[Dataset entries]
=== Section Start ===

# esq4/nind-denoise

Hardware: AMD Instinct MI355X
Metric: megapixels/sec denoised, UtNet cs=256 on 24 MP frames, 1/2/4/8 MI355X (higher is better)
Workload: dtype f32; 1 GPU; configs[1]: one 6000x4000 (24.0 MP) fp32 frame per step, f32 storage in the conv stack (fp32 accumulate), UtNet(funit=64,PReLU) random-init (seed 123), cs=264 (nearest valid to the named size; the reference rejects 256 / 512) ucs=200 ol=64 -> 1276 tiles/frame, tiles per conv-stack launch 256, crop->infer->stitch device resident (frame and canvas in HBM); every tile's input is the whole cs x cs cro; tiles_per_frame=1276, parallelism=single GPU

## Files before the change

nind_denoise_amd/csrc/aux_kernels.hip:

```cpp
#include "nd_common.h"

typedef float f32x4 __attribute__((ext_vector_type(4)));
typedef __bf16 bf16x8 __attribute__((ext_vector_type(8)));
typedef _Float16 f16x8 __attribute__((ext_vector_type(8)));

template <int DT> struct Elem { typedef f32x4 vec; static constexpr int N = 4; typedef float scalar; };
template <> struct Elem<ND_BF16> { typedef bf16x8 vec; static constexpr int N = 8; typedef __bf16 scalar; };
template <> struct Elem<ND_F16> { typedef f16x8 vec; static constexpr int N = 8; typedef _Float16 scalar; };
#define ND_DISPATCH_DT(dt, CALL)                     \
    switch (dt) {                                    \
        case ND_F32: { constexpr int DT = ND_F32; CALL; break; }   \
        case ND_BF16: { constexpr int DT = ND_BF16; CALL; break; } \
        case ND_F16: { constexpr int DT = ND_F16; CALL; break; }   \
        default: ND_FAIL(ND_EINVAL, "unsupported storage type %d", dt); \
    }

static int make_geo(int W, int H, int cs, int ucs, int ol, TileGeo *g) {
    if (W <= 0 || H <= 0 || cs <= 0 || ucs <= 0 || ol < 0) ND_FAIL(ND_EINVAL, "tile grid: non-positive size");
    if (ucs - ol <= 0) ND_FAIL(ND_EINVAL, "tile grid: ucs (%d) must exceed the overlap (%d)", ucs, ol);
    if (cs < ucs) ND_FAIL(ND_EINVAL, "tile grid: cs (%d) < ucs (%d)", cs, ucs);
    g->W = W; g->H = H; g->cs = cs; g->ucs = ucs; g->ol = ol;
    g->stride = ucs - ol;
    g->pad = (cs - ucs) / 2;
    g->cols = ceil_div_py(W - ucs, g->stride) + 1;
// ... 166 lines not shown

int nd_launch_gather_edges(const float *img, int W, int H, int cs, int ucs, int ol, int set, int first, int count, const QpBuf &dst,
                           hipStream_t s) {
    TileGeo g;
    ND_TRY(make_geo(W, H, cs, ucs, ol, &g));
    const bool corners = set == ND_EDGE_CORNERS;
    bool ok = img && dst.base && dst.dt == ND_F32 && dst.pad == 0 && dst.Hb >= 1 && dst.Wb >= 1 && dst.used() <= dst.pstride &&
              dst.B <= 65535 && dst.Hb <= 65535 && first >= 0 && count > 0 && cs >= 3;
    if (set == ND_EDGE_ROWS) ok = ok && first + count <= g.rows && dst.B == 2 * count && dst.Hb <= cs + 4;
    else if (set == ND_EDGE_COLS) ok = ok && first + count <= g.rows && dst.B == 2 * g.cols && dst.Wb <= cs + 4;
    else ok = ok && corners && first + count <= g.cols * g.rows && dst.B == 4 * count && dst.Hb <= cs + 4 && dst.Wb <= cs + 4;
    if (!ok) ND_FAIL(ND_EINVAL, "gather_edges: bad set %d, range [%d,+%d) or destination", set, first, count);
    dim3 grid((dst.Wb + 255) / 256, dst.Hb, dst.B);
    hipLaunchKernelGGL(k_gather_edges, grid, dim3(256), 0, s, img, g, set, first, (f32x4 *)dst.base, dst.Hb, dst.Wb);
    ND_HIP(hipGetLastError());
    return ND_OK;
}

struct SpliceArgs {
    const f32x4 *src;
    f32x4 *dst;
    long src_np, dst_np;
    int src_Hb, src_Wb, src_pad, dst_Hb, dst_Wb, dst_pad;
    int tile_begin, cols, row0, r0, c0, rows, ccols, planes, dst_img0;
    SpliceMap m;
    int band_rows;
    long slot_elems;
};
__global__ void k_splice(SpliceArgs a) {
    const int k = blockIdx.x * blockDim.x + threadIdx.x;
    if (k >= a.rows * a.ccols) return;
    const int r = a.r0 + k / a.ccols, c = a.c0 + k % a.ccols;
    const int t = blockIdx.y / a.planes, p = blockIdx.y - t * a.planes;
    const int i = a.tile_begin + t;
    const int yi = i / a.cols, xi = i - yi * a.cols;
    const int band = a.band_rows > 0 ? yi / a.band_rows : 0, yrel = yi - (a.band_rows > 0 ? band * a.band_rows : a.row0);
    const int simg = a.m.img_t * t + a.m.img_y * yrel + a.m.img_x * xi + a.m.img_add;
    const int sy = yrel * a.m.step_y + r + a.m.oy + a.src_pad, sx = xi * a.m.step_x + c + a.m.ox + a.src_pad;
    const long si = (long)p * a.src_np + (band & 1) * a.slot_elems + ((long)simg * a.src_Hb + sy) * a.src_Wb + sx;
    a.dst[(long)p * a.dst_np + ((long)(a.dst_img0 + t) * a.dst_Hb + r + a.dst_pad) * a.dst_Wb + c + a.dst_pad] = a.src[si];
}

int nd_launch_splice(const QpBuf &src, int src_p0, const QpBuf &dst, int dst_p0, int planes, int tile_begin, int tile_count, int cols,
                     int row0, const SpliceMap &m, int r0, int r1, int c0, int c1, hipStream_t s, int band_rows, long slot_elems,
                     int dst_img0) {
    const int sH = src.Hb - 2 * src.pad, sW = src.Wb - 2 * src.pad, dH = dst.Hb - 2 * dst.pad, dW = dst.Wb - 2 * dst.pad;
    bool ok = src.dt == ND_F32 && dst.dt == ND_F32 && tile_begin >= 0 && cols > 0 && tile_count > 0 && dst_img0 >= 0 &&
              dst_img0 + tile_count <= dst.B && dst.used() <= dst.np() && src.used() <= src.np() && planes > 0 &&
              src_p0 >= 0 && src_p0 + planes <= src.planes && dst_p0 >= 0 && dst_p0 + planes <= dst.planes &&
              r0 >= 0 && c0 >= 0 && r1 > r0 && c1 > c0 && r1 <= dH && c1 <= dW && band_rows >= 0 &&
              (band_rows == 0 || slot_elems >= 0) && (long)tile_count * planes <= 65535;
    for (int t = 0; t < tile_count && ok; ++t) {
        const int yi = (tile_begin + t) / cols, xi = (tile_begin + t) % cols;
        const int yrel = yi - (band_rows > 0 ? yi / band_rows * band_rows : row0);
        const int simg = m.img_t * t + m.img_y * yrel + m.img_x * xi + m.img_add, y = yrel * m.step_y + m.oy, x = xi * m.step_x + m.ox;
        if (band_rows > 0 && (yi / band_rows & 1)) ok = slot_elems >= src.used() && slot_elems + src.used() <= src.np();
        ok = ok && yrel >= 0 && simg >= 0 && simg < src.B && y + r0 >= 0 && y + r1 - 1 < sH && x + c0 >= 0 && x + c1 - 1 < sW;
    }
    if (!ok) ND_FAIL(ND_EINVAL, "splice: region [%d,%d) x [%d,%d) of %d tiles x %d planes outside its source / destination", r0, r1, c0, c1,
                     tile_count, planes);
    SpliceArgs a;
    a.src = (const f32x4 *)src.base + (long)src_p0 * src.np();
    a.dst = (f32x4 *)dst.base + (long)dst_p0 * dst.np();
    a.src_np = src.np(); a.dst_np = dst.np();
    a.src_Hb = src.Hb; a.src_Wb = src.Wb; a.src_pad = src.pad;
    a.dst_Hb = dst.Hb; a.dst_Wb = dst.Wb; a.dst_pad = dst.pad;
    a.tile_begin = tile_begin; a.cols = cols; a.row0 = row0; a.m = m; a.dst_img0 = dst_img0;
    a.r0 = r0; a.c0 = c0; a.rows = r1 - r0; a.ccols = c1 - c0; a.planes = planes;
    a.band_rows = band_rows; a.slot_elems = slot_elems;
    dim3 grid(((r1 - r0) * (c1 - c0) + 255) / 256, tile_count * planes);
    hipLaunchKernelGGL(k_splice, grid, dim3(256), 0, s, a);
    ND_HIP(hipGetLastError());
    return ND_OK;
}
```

=== Section End ===

■ Task to complete:
Go line by line through the records and copy those that contain the word "break".

■ Solution for this exercise:
        case ND_F32: { constexpr int DT = ND_F32; CALL; break; }   \
        case ND_BF16: { constexpr int DT = ND_BF16; CALL; break; } \
        case ND_F16: { constexpr int DT = ND_F16; CALL; break; }   \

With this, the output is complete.